**WORK INSTRUCTION:** Search the entries below for the string "true" and copy the lines that hold it.

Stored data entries

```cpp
extern char **environ;
static void warn_unknown_env()
{
    static std::once_flag once;
    std::call_once(once, [] {
        static const char *supported[] = {QRGPU_SUPPORTED_ENV};
        static const char *labs[] = {QRGPU_LAB_ENV};
        const bool lab_on = lab_env("QRGPU_LAB") != nullptr;
        for (char **e = environ; e && *e; ++e) {
            if (strncmp(*e, "QRGPU_", 6) != 0 || strncmp(*e, "QRGPU_BENCH_", 12) == 0) continue;
            const char *eq = strchr(*e, '=');
            const std::string name(*e, eq ? (size_t)(eq - *e) : strlen(*e));
            bool ok = false, is_lab = false;
            for (const char *s_ : supported) if (name == s_) ok = true;
            for (const char *s_ : labs) if (name == s_) is_lab = true;
            if (ok || (is_lab && lab_on)) continue;
            if (is_lab) fprintf(stderr, "libqrgpu: %s is a laboratory switch: ignored unless QRGPU_LAB=1 is set (include/qrgpu.h lists the supported ones)\n", name.c_str());
            else fprintf(stderr, "libqrgpu: %s is not an environment switch of this library (include/qrgpu.h lists the supported ones): ignored\n", name.c_str());
        }
    });
}

int qrgpu_create(int device_id, int max_batch, int horizon_max, qrgpu_ctx **out)
{
    if (!out || max_batch <= 0 || horizon_max <= 0 || horizon_max > QRGPU_MAX_HORIZON) return QRGPU_ERR_BAD_ARG;
    warn_unknown_env();
    *out = nullptr;
    int ndev = 0;
    if (hipGetDeviceCount(&ndev) != hipSuccess || device_id < 0 || device_id >= ndev) return QRGPU_ERR_NO_DEVICE;
    if (hipSetDevice(device_id) != hipSuccess) return QRGPU_ERR_NO_DEVICE;
    hipDeviceProp_t prop;
    if (hipGetDeviceProperties(&prop, device_id) != hipSuccess) return QRGPU_ERR_NO_DEVICE;
    if (strncmp(prop.gcnArchName, "gfx950", 6) != 0) return QRGPU_ERR_NO_DEVICE;
    qrgpu_ctx *c = new qrgpu_ctx();
    c->device = device_id; c->max_batch = max_batch; c->horizon_max = horizon_max;
    c->name = prop.name; c->num_cu = prop.multiProcessorCount;
    c->lds_per_cu = (int)prop.maxSharedMemoryPerMultiProcessor;
    if (c->lds_per_cu <= 0) c->lds_per_cu = 160 * 1024;
    const size_t in1 = 28 + 12 * QRGPU_MAX_HORIZON + 4 * QRGPU_MAX_HORIZON + 12 + 37 + 67 + 3;
    static_assert(28 + 12 * QRGPU_MAX_HORIZON + 4 * QRGPU_MAX_HORIZON + 12 + 37 + 67 + 3 <= 512, "staging layout");
    c->zero_copy = !qr_env().single_copies;
    bool stage_ok;
    if (c->zero_copy) {
        void *dp = nullptr;
        stage_ok = hipHostMalloc(&c->h_stage, 640 * sizeof(float), hipHostMallocMapped) == hipSuccess &&
                   hipHostGetDevicePointer(&dp, c->h_stage, 0) == hipSuccess;
        if (stage_ok) {
            memset(c->h_stage, 0, 640 * sizeof(float));
            c->h_in1 = (float *)c->h_stage; c->h_out1 = c->h_in1 + 512; c->h_st1 = (int *)(c->h_in1 + 576);
            c->d_in1 = (float *)dp; c->d_out1 = c->d_in1 + 512; c->d_st1 = (int *)(c->d_in1 + 576);
        }
    } else {
        stage_ok = hipMalloc(&c->d_in1, in1 * sizeof(float)) == hipSuccess && hipMalloc(&c->d_out1, 64 * sizeof(float)) == hipSuccess &&
                   hipMalloc(&c->d_st1, 4 * sizeof(int)) == hipSuccess;
    }
    auto zalloc = [](auto **p, size_t bytes) { return hipMalloc((void **)p, bytes) == hipSuccess && hipMemset(*p, 0, bytes) == hipSuccess; };
    bool ok = stage_ok && hipMalloc(&c->d_wbc, sizeof(WbcConst) * QRGPU_MAX_TYPES) == hipSuccess;
    const size_t nb = (size_t)max_batch;
    ok = ok && zalloc(&c->d_body, sizeof(qrgpu_plant_body_desc) * QRGPU_MAX_TYPES);
    ok = ok && zalloc(&c->d_cost[0], sizeof(int) * nb) && zalloc(&c->d_cost[1], sizeof(int) * nb) && hipMalloc(&c->d_warm, (size_t)QR_WARM_STRIDE * nb) == hipSuccess &&
         hipStreamCreateWithFlags(&c->wbc_stream, hipStreamNonBlocking) == hipSuccess &&
         zalloc(&c->d_main_started, sizeof(int)) && zalloc(&c->d_tick_done, sizeof(int)) && zalloc(&c->d_gate_abort, QR_ABORT_RING * sizeof(int)) &&
         zalloc(&c->d_wbc_finished, sizeof(int)) && zalloc(&c->d_solved, sizeof(unsigned) * nb) && zalloc(&c->d_wbc_done, sizeof(unsigned) * nb) &&
         hipMalloc(&c->d_ftime, sizeof(int) * nb) == hipSuccess;
    ok = ok && lane_create(c, c->lane[0], false) == QRGPU_OK;
    if (!ok) {
        qrgpu_destroy(c);
        return QRGPU_ERR_ALLOC;
    }
    if (hipStreamCreateWithFlags(&c->own_stream, hipStreamNonBlocking) == hipSuccess) c->stream = c->own_stream;
    c->lane[0].stream = c->stream;
    (void)hipDeviceSynchronize();
    memset(&c->mpc, 0, sizeof(c->mpc));
    memset(c->wbc_host, 0, sizeof(c->wbc_host));
    *out = c;
    return QRGPU_OK;
}

void qrgpu_destroy(qrgpu_ctx *c)
{
    if (!c) return;
    hipSetDevice(c->device);
    (void)hipStreamSynchronize(c->stream);
    if (c->wbc_stream) (void)hipStreamSynchronize(c->wbc_stream);
    qrgpu_comm_destroy(c);
    for (int l = 0; l < QR_LANES; ++l) lane_destroy(c->lane[l]);
    for (int k = 0; k < 2; ++k) for (auto &e : c->ev[k]) { hipEventDestroy(e.first); hipEventDestroy(e.second); }
    for (auto &e : c->marks) hipEventDestroy(e);
    if (c->wbc_stream) hipStreamDestroy(c->wbc_stream);
    if (c->wbc_stream_hi) { (void)hipStreamSynchronize(c->wbc_stream_hi); hipStreamDestroy(c->wbc_stream_hi); }
    if (c->own_stream) hipStreamDestroy(c->own_stream);
    for (int k = 0; k < 2; ++k) if (c->ev_call[k]) hipEventDestroy(c->ev_call[k]);
    if (c->h_stage) (void)hipHostFree(c->h_stage);
    else for (void *p : {(void *)c->d_in1, (void *)c->d_out1, (void *)c->d_st1}) (void)hipFree(p);
    for (void *p : {(void *)c->d_wbc, (void *)c->d_body, (void *)c->d_cost[0], (void *)c->d_cost[1], (void *)c->d_warm, (void *)c->d_flops, (void *)c->d_main_started, (void *)c->d_ftime,
                    (void *)c->d_wbc_finished, (void *)c->d_gate_abort, (void *)c->d_solved, (void *)c->d_wbc_done, (void *)c->d_gather_done, (void *)c->d_tick_done,
                    (void *)c->d_timeline, (void *)c->d_tlr, (void *)c->d_sinv_spill, c->d_dbg_cycles, c->d_dbg_cycles_wbc, (void *)c->d_join_dbg})
        (void)hipFree(p);
    delete c;
}

static void forget_history(qrgpu_ctx *c)
{
    for (auto &L : c->lane) { L.lpt_n = 0; L.plan_n = 0; }
    c->cost_n[0] = c->cost_n[1] = 0;
    c->ov_hold = 0;
}
int qrgpu_set_lpt_schedule(qrgpu_ctx *c, int on)
{
    if (!c) return QRGPU_ERR_BAD_ARG;
    c->lpt = on != 0;
    forget_history(c);
    return QRGPU_OK;
}
int qrgpu_set_warm_start(qrgpu_ctx *c, int on)
{
    if (!c) return QRGPU_ERR_BAD_ARG;
    c->warm = on != 0;
    c->warm_n = 0;
    return QRGPU_OK;
}
int qrgpu_mpc_set_hessian_mode(qrgpu_ctx *c, int mode)
{
    if (!c || (mode != QRGPU_HESSIAN_F32 && mode != QRGPU_HESSIAN_BF16X3)) return QRGPU_ERR_BAD_ARG;
    c->mpc.hess_mode = mode;
    return QRGPU_OK;
}
int qrgpu_set_planned_list(qrgpu_ctx *c, int on, int big_nls)
{
    if (!c || big_nls < 0) return QRGPU_ERR_BAD_ARG;
    c->planned = on != 0;
    c->big_nls = big_nls;
    for (auto &L : c->lane) L.plan_n = 0;
    return QRGPU_OK;
}
int qrgpu_set_tick_pipeline(qrgpu_ctx *c, int on)
{
    if (!c) return QRGPU_ERR_BAD_ARG;
    c->pipeline = on != 0;
    return QRGPU_OK;
}
int qrgpu_set_rescue_pass(qrgpu_ctx *c, int on)
{
    if (!c) return QRGPU_ERR_BAD_ARG;
    c->rescue = on != 0;
    for (auto &L : c->lane) L.plan_n = 0;
    return QRGPU_OK;
}
int qrgpu_set_stream(qrgpu_ctx *c, void *s) { if (!c) return QRGPU_ERR_BAD_ARG; c->stream = (hipStream_t)s; c->lane[0].stream = c->stream; c->ov_chain = false; return QRGPU_OK; }
void *qrgpu_get_stream(qrgpu_ctx *c) { return c ? (void *)c->stream : nullptr; }
const char *qrgpu_last_error(const qrgpu_ctx *c) { return c ? c->err.c_str() : "null context"; }
int qrgpu_device_info(const qrgpu_ctx *c, char *name, int len, int *lds)
{
    if (!c) return 0;
    if (name && len > 0) { strncpy(name, c->name.c_str(), len - 1); name[len - 1] = 0; }
    if (lds) *lds = c->lds_per_cu;
    return c->num_cu;
}

int qrgpu_mpc_setup(qrgpu_ctx *c, int type_id, float dt, int horizon, float mu, float fmax, float mass,
                    const float inertia[3], const float weights[12], float alpha)
{
    if (!c || type_id < 0 || type_id >= QRGPU_MAX_TYPES || !inertia || !weights) return QRGPU_ERR_BAD_ARG;
    if (horizon <= 0 || horizon > c->horizon_max) return QRGPU_ERR_BAD_ARG;
    if (c->mpc.horizon != horizon) for (int t = 0; t < QRGPU_MAX_TYPES; ++t) if (t != type_id) c->mpc_ready[t] = false;
    MpcType &T = c->mpc.type[type_id];
    T.dt = dt; T.mu = mu; T.fmax = fmax; T.mass = mass; T.alpha = alpha;
    for (int i = 0; i < 3; ++i) T.inertia[i] = inertia[i];
    for (int i = 0; i < 12; ++i) T.weights[i] = weights[i];
    if (!c->wbc_ready[type_id]) { T.hip_l = 0.08505f; T.upper_l = 0.2f; T.lower_l = 0.2f; }
    c->mpc.horizon = horizon;
    c->mpc_ready[type_id] = true;
    return QRGPU_OK;
}

int qrgpu_wbc_setup(qrgpu_ctx *c, int type_id, const qrgpu_model_desc *desc)
{
    if (!c || type_id < 0 || type_id >= QRGPU_MAX_TYPES || !desc) return QRGPU_ERR_BAD_ARG;
    build_wbc_const(*desc, c->wbc_host[type_id]);
    MpcType &T = c->mpc.type[type_id];
    T.hip_l = desc->hip_l; T.upper_l = desc->upper_l; T.lower_l = desc->lower_l;
    c->wbc_ready[type_id] = true;
    c->wbc_dirty = true;
    return QRGPU_OK;
}

int qrgpu_mpc_solve_batch(qrgpu_ctx *c, int n, const int *d_type_id, const float *d_mpc_state, const float *d_traj,
                          const float *d_gait, const float *d_q, float *d_force, float *d_tau_mpc, int *d_status)
{
// ... 331 lines not shown
```

quadruped-robot_amd/csrc/qrgpu_ctx.h:

```cpp
#pragma once
#include <hip/hip_runtime.h>
#include <cstdlib>
#include <cstring>
#include <string>
#include <utility>
#include <vector>

#include "../../include/qrgpu.h"
#include "qr_device_types.h"
#include "qr_kernels.h"

using namespace qrgpu;

enum MpcVar {
    MPC_MAIN11,
    MPC_LIST11,
    MPC_ONE11,
    MPC_HALF_LIST11,
    MPC_MAIN16,
    MPC_LIST16,
    MPC_TWO16,
    MPC_PERSIST11,
    MPC_PERSIST16,
    MPC_VAR_COUNT,
    MPC_VAR_NONE = -1
};
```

**ANSWER FOR THIS EXERCISE:**
            for (const char *s_ : supported) if (name == s_) ok = true;
            for (const char *s_ : labs) if (name == s_) is_lab = true;
    c->mpc_ready[type_id] = true;
    c->wbc_ready[type_id] = true;
    c->wbc_dirty = true;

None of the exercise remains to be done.